Research

Our laboratory primary research goals are directed toward understanding the complex interactions of infectious microorganisms with the immune system, as the balance in this interplay impacts whether host damage occurs.

We are interested in understanding three basic questions:

1. Which mechanisms are used by microbes to invade, survive, and cause disease to the host?
2. How does the host defend itself against infectious organisms?
3. How do microbes adapt to environmental changes?

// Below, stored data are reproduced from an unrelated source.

# JeongsooP/RGB-no-more

Hardware: AMD Instinct MI355X
Metric: images/sec JPEG-Ti DCT 512x512 train step (higher is better)
Workload: dtype bf16

## Files before the change

include/rgbnm.h:

```cpp
#ifndef RGBNM_H
#define RGBNM_H
#include <stddef.h>
#include <stdint.h>

#ifdef __cplusplus
extern "C" {
#endif

#define RGBNM_ABI_VERSION 3
#define RGBNM_DT_F32 0
#define RGBNM_DT_BF16 1
#define RGBNM_DT_F16 2
#define RGBNM_DT_I16 2

#define RGBNM_EPI_NONE 0
#define RGBNM_EPI_RES 1
#define RGBNM_EPI_GELU 2
#define RGBNM_EPI_POS 3
#define RGBNM_EPI_DGELU 4
#define RGBNM_EPI_TANH 5
#define RGBNM_EPI_DTANH 6
#define RGBNM_EPI_RES_DROP 7
#define RGBNM_EPI_GELU_DROP 8

int rgbnm_abi_version(void);
int rgbnm_set_option(const char* name, int value);
int rgbnm_get_option(const char* name);
int rgbnm_trace_collect(int tag, double* ms_total, double* flops_total, double* bytes_total, int* count);
int rgbnm_trace_reserve(int n_events);
const char* rgbnm_strerror(int code);

int rgbnm_gemm_nt(int dtype, int epi, const void* A, int lda, const void* W, int ldw, void* C, int ldc,
                  const float* bias, const void* R, int ldr, void* C2, int ldc2, const float* pos, int pos_period,
                  int M, int N, int K, int c_f32, void* stream);

int rgbnm_gemm_nt_drop(int dtype, int epi, const void* A, int lda, const void* W, int ldw, void* C, int ldc,
                       const float* bias, const void* R, int ldr, void* C2, int ldc2, const float* pos, int pos_period,
                       int M, int N, int K, int c_f32, const void* seed, float p, int site, int block, void* stream);
int rgbnm_dropout_apply(int dtype, const void* seed, float p, int site, int block, const void* x, int ldx, void* y, int ldy,
                        int M, int N, void* stream);

size_t rgbnm_gemm_tn_workspace(int M, int No, int Ki);
size_t rgbnm_gemm_tn_workspace_splits(int No, int Ki, int splits);
int rgbnm_gemm_tn(int dtype, const void* dY, int ldy, const void* X, int ldx, float* dW, float* db, int M, int No,
                  int Ki, int perm_heads, int accumulate, void* workspace, size_t workspace_bytes, void* stream);

void rgbnm_gemm_tn_group_begin(void);
int rgbnm_gemm_tn_group_end(void* stream);
void rgbnm_gemm_tn_group_begin_n(int max_jobs);
void rgbnm_gemm_tn_group_begin_id(int max_jobs, unsigned long long id);
void rgbnm_gemm_tn_group_abort(unsigned long long id);

typedef struct rgbnm_linear_desc {
  long long w_off;
  long long b_off;
  long long ws_off;
  long long wst_off;
  long long bperm_off;
  int N, K;
  int perm_heads;
  int add_identity;
  int ldn;
  int pair;
  int chain_kind;
  long long chain_off;
  int bias_mode;
  int _pad2;
  long long b2_off;
} rgbnm_linear_desc;

int rgbnm_prep_weights(int dtype, const rgbnm_linear_desc* descs_dev, int ndesc, const float* master, void* shadow,
                       float* bias_perm, void* stream);
int rgbnm_prep_weights_chain(int dtype, const rgbnm_linear_desc* descs_dev, int ndesc, const float* master, void* shadow,
                             float* bias_perm, void* chain_fwd, void* chain_bwd, int skip_chain_shadows, void* stream);

int rgbnm_layernorm_fwd(int dtype, const void* x, const float* gamma, const float* beta, void* y, float* mean,
                        float* rstd, int M, int E, float eps, void* stream);
size_t rgbnm_layernorm_bwd_workspace(int M, int E);
int rgbnm_layernorm_bwd(int dtype, const void* dy, const void* x, const float* gamma, const float* mean,
                        const float* rstd, const void* dres, void* dx, float* dgamma, float* dbeta, int M, int E,
                        int accumulate, void* workspace, size_t workspace_bytes, void* stream);
int rgbnm_head_pool_fwd(int dtype, const void* x, const float* gamma, const float* beta, void* pooled, float* mean,
                        float* rstd, int B, int N, int E, float eps, void* stream);
int rgbnm_head_pool_bwd(int dtype, const void* dpooled, const void* x, const float* gamma, const float* mean,
                        const float* rstd, void* dx, float* dgamma, float* dbeta, int B, int N, int E, int accumulate,
                        void* workspace, size_t workspace_bytes, void* stream);

int rgbnm_attention_fwd(int dtype, const void* qkv, void* out, float* lse, int B, int N, int heads, float scale,
                        void* stream);
int rgbnm_attention_bwd(int dtype, const void* qkv, const void* out, const void* dout, const float* lse, void* dqkv,
                        int B, int N, int heads, float scale, void* stream);

int rgbnm_subblock_embed(int in_dtype, int out_dtype, const void* y, const void* cbcr, const float* conv16,
                         void* feat, int B, int Hb, int Wb, int transpose_a, void* stream);
int rgbnm_subblock_embed_mix(int in_dtype, int out_dtype, const void* y, const void* cbcr, const float* lam_dev, const float* conv16,
                             void* feat, int B, int Hb, int Wb, int transpose_a, void* stream);

#define RGBNM_OP_IDENTITY 0
#define RGBNM_OP_AUTOCONTRAST 1
#define RGBNM_OP_POSTERIZE 2
#define RGBNM_OP_SOLARIZEADD 3
#define RGBNM_OP_COLOR 4
#define RGBNM_OP_CONTRAST 5
#define RGBNM_OP_BRIGHTNESS 6
#define RGBNM_OP_MIDFREQAUG 7
#define RGBNM_OP_CUTOUT 8
#define RGBNM_OP_TRANSLATEX 9
#define RGBNM_OP_TRANSLATEY 10
#define RGBNM_OP_ROTATE90 11
#define RGBNM_OP_AUTOSATURATION 12
#define RGBNM_OP_GRAYSCALE 13
#define RGBNM_OP_CHROMADROP 14
#define RGBNM_OP_SHARPNESS 15
#define RGBNM_OP_INVERT 16
#define RGBNM_OP_SOLARIZE 17
#define RGBNM_OP_FREQENHANCE 18
#define RGBNM_OP_EQUALIZE 19

typedef struct rgbnm_aug_params {
  int crop_i, crop_j, crop_h, crop_w;
  int flip;
  int op[2];
  float fmag[2];
  int iarg0[2], iarg1[2], iarg2[2];
} rgbnm_aug_params;

size_t rgbnm_dct_augment_workspace(int B);
int rgbnm_dct_augment(const int16_t* Yq, const int16_t* CbCrq, const int16_t* quant, const rgbnm_aug_params* params_dev,
                      const rgbnm_aug_params* params_host, const float* conv16, const float* filters, void* outY,
                      void* outC, int out_dtype, int B, int Hy, int Wy, int Hc, int Wc, int entry_clamp, int nops,
                      void* workspace, size_t workspace_bytes, void* stream);
size_t rgbnm_dct_augment_workspace_ex(int B, int size);
int rgbnm_dct_augment_ex(const int16_t* Yq, const int16_t* CbCrq, const int16_t* quant, const rgbnm_aug_params* params_dev,
                         const rgbnm_aug_params* params_host, const float* conv16, const float* filters, void* outY,
                         void* outC, int out_dtype, int size, int B, int Hy, int Wy, int Hc, int Wc, int entry_clamp,
                         int nops, void* workspace, size_t workspace_bytes, void* stream);

int rgbnm_dct_augment_packed(const int16_t* Ypacked, const int16_t* Cpacked, const long long* y_off, const long long* c_off,
                             const int16_t* quant, const rgbnm_aug_params* params_dev, const rgbnm_aug_params* params_host,
                             const float* conv16, const float* filters, void* outY, void* outC, int out_dtype, int size, int B,
                             int Hy, int Wy, int Hc, int Wc, int entry_clamp, int nops, void* workspace, size_t workspace_bytes,
                             void* stream);

int rgbnm_softxent(int dl_dtype, const float* logits, const float* soft_target, const long long* hard_target,
                   float* loss_rows, float* loss, void* dlogits, int B, int C, float grad_scale, void* stream);
int rgbnm_softxent_loss(const float* logits, const float* soft_target, const long long* hard_target, float* loss_rows,
                        float* row_stats, float* loss, unsigned* ticket, int B, int C, void* stream);
int rgbnm_softxent_grad(int dl_dtype, const float* logits, const float* soft_target, const long long* hard_target,
                        const float* row_stats, const float* gout_dev, void* dlogits, int B, int C, float grad_scale, void* stream);
int rgbnm_softxent_loss_mix(const float* logits, const long long* labels, const float* mix_lam_dev, float* loss_rows,
                            float* row_stats, float* loss, unsigned* ticket, int B, int C, void* stream);
int rgbnm_softxent_grad_mix(int dl_dtype, const float* logits, const long long* labels, const float* mix_lam_dev,
                            const float* row_stats, const float* gout_dev, void* dlogits, int B, int C, float grad_scale,
                            void* stream);
int rgbnm_mixup(int in_dtype, int out_dtype, const void* in, void* out, const float* lam_dev, int B,
                long long per_sample, void* stream);
int rgbnm_mixup_target(const long long* labels, float* target, const float* lam_dev, int B, int C, void* stream);
size_t rgbnm_clip_adamw_wd_workspace(void);
int rgbnm_clip_adamw_wd_step(float* p, const float* g, float* m, float* v, const unsigned char* wd_flag_per_256,
                             long long n, float lr, float beta1, float beta2, float eps, int step, float wd_factor,
                             float max_norm, float* norm_out, void* workspace, size_t workspace_bytes, void* stream);

typedef struct rgbnm_vit_cfg {
  int dtype, B, N, E, heads;
  float ln_eps, attn_scale;
} rgbnm_vit_cfg;

typedef struct rgbnm_block_params {
  const float *ln1_g, *ln1_b, *ln2_g, *ln2_b;
  const float *bqkv_perm, *bproj, *b1, *b2;
  const void *wqkv, *wqkv_t, *wproj, *wproj_t, *w1, *w1_t, *w2, *w2_t;
} rgbnm_block_params;

typedef struct rgbnm_block_acts {
  void* x_in;
  void* xn1;
  float *mean1, *rstd1;
  void* qkv;
  float* lse;
  void* attn;
  void* x_mid;
  void* xn2;
  float *mean2, *rstd2;
  void* u;
  void* gl;
  void* x_out;
} rgbnm_block_acts;

typedef struct rgbnm_block_grads {
  float *dln1_g, *dln1_b, *dln2_g, *dln2_b;
  float *dwqkv, *dbqkv, *dwproj, *dbproj, *dw1, *db1, *dw2, *db2;
} rgbnm_block_grads;

typedef struct rgbnm_block_scratch {
  void* du;
  void* dxn;
  void* dx_mid;
  void* dattn;
  void* dqkv;
  void* ws;
  size_t ws_bytes;
} rgbnm_block_scratch;

size_t rgbnm_vit_workspace(const rgbnm_vit_cfg* cfg);
size_t rgbnm_vit_workspace_ex(const rgbnm_vit_cfg* cfg, int n_classes);
int rgbnm_vit_block_fwd(const rgbnm_vit_cfg* cfg, const rgbnm_block_params* p, const rgbnm_block_acts* a,
                        void* stream);
int rgbnm_vit_ln_chain(const rgbnm_vit_cfg* cfg);
int rgbnm_vit_block_fwd_chain(const rgbnm_vit_cfg* cfg, const rgbnm_block_params* p, const rgbnm_block_acts* a,
                              int flags, const rgbnm_block_params* next_p, const rgbnm_block_acts* next_a,
                              void* stream);
int rgbnm_vit_block_bwd(const rgbnm_vit_cfg* cfg, const rgbnm_block_params* p, const rgbnm_block_acts* a,
                        const rgbnm_block_grads* g, const rgbnm_block_scratch* s, const void* dy, void* dx,
                        void* stream);

typedef struct rgbnm_dropout {
  const void* seed;
  float p;
  int block;
  void *dy_m, *dxmid_m;
} rgbnm_dropout;
int rgbnm_vit_block_fwd_drop(const rgbnm_vit_cfg* cfg, const rgbnm_block_params* p, const rgbnm_block_acts* a,
                             const rgbnm_dropout* d, void* stream);
int rgbnm_vit_block_bwd_drop(const rgbnm_vit_cfg* cfg, const rgbnm_block_params* p, const rgbnm_block_acts* a,
                             const rgbnm_block_grads* g, const rgbnm_block_scratch* s, const rgbnm_dropout* d, const void* dy,
                             void* dx, void* stream);

typedef struct rgbnm_chain_block {
  const void* wimg;
  const float *ln1_g, *ln1_b, *ln2_g, *ln2_b, *bqkv_perm, *bproj, *b1, *b2;
  void* xn1; float *mean1, *rstd1;
  void* qkv; float* lse; void* attn; void* x_mid; void* xn2; float *mean2, *rstd2;
  void* u; void* gl; void* x_out;
} rgbnm_chain_block;
size_t rgbnm_chain_block_bytes(void);
long long rgbnm_chain_image_elems(void);
int rgbnm_chain_gather(const void* src, const int* idx, void* dst, long long n, void* stream);
int rgbnm_vit_chain_fwd(const rgbnm_vit_cfg* cfg, const rgbnm_chain_block* blocks, int depth, const void* x0, void* stream);

typedef struct rgbnm_chain_bwd_block {
  const void* wimg;
  const float *ln1_g, *ln2_g;
  const void* x_in; const float *mean1, *rstd1;
  const void* qkv; const float* lse; const void* attn; const void* x_mid; const float *mean2, *rstd2; const void* u;
  const void* dy;
  void* du; void* dx_mid; void* dqkv; void* dx;
  float *part2, *part1;
} rgbnm_chain_bwd_block;
size_t rgbnm_chain_bwd_block_bytes(void);
int rgbnm_vit_chain_bwd(const rgbnm_vit_cfg* cfg, const rgbnm_chain_bwd_block* blocks, int depth, void* dattn, void* stream);
int rgbnm_vit_block_bwd_dw(const rgbnm_vit_cfg* cfg, const rgbnm_block_acts* a, const rgbnm_block_grads* g,
                           const rgbnm_block_scratch* s, const void* dy, const float* part2, const float* part1, void* stream);
int rgbnm_vit_blocks_bwd_dw(const rgbnm_vit_cfg* cfg, int n, const rgbnm_block_acts* const* a, const rgbnm_block_grads* const* g,
                            const rgbnm_block_scratch* const* s, const void* const* dy, const float* const* part2,
                            const float* const* part1, void* stream);
int rgbnm_vit_blocks_bwd_dw_pe(const rgbnm_vit_cfg* cfg, int n, const rgbnm_block_acts* const* a, const rgbnm_block_grads* const* g,
                               const rgbnm_block_scratch* const* s, const void* const* dy, const float* const* part2,
                               const float* const* part1, const void* pe_dx0, const void* pe_feat, float* pe_dw, float* pe_db,
                               void* pe_ws, size_t pe_ws_bytes, void* stream);

int rgbnm_gelu_table_init(void* stream);
int rgbnm_gelu_table_info(int* win16, unsigned* full65536);

int rgbnm_reduce_hold_begin(void);
int rgbnm_reduce_hold_end(void* table, void* table_host, size_t table_bytes, void* stream);
void rgbnm_reduce_hold_cancel(void);
size_t rgbnm_reduce_hold_table_bytes(void);

int rgbnm_patch_embed_fwd(const rgbnm_vit_cfg* cfg, int in_dtype, const void* y, const void* cbcr,
                          const float* conv16, const void* wpe, const float* bpe, const float* pos, void* feat,
                          void* x0, int Hb, int Wb, void* stream);
int rgbnm_patch_embed_fwd_mix(const rgbnm_vit_cfg* cfg, int in_dtype, const void* y, const void* cbcr, const float* lam_dev,
                              const float* conv16, const void* wpe, const float* bpe, const float* pos, void* feat, void* x0,
                              int Hb, int Wb, void* stream);
int rgbnm_patch_embed_bwd(const rgbnm_vit_cfg* cfg, const void* dx0, const void* feat, float* dwpe, float* dbpe,
                          void* ws, size_t ws_bytes, void* stream);

typedef struct rgbnm_head_params {
  const float *ln_g, *ln_b, *b1, *b2;
  const void *w1, *w1_t, *w2, *w2_t;
  int n_classes;
  int _pad;
} rgbnm_head_params;
typedef struct rgbnm_head_acts {
  void* x;
  float *mean, *rstd;
  void* pooled;
  void* h1;
  float* logits;
} rgbnm_head_acts;
typedef struct rgbnm_head_grads {
  float *dln_g, *dln_b, *dw1, *db1, *dw2, *db2;
} rgbnm_head_grads;
int rgbnm_head_fwd(const rgbnm_vit_cfg* cfg, const rgbnm_head_params* p, const rgbnm_head_acts* a, void* stream);
size_t rgbnm_head_bwd_workspace(const rgbnm_vit_cfg* cfg, int n_classes);
int rgbnm_head_bwd(const rgbnm_vit_cfg* cfg, const rgbnm_head_params* p, const rgbnm_head_acts* a,
                   const rgbnm_head_grads* g, const void* dlogits, void* da, void* dpooled, void* dx, void* ws,
                   size_t ws_bytes, void* stream);
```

We approach our research in an interdisciplinary manner, students and post-doctoral fellows that join the lab will be trained on basic microbiology, microscopy, immunological and tissue culture techniques, molecular biology, antimicrobial research, and animal models of infection.

Current projects include:

Unraveling the Mechanisms of Fungal Brain Invasion. The encapsulated fungus Cryptococcus neoformans is the most common cause of fungal meningitis, with the highest rate of disease in patients with AIDS. This microbe has developed its virulence factors by interacting with other organisms in the environment. It enters into the human body via the respiratory tract and the infection is controlled in the lungs of people with normal immunity. When a person’s immune system is defective, C. neoformans moves into the bloodstream and the fungus disseminates with a particular propensity to infect the brain. We are interested in elucidating the mechanisms of central nervous system (CNS) invasion by C. neoformans and the interactions of the fungus with cells of the CNS including microglia, astrocytes, and neurons.

Impact of Methamphetamine on Bacterial Skin Infections. The prevalence of methamphetamine (METH) use is estimated at ∼35 million people worldwide, with over 10 million users in the United States. Heavy daily users of METH frequently develop formication, a sensation akin to insects crawling on or under the skin. The result of formication is that users engage in constant skin “picking,” often causing the formation of ulcers that are susceptible to bacterial infections. A marked lack of hygiene among users may also be correlated to higher rates of skin and soft-tissue infections (SSTI). Staphylococcus aureus is the single most important bacterial pathogen in infections among injection drug users, with SSTI being extremely common. Wounds and abscesses associated with METH users are an important care problem at respite centers and healthcare institutions. We are interested in dissecting the cellular and signaling mechanisms by which METH alters the host inflammatory responses and promotes S. aureus infection interfering with wound healing and abscess resolution, leading to chronic wounds that can progress to life-threatening sepsis.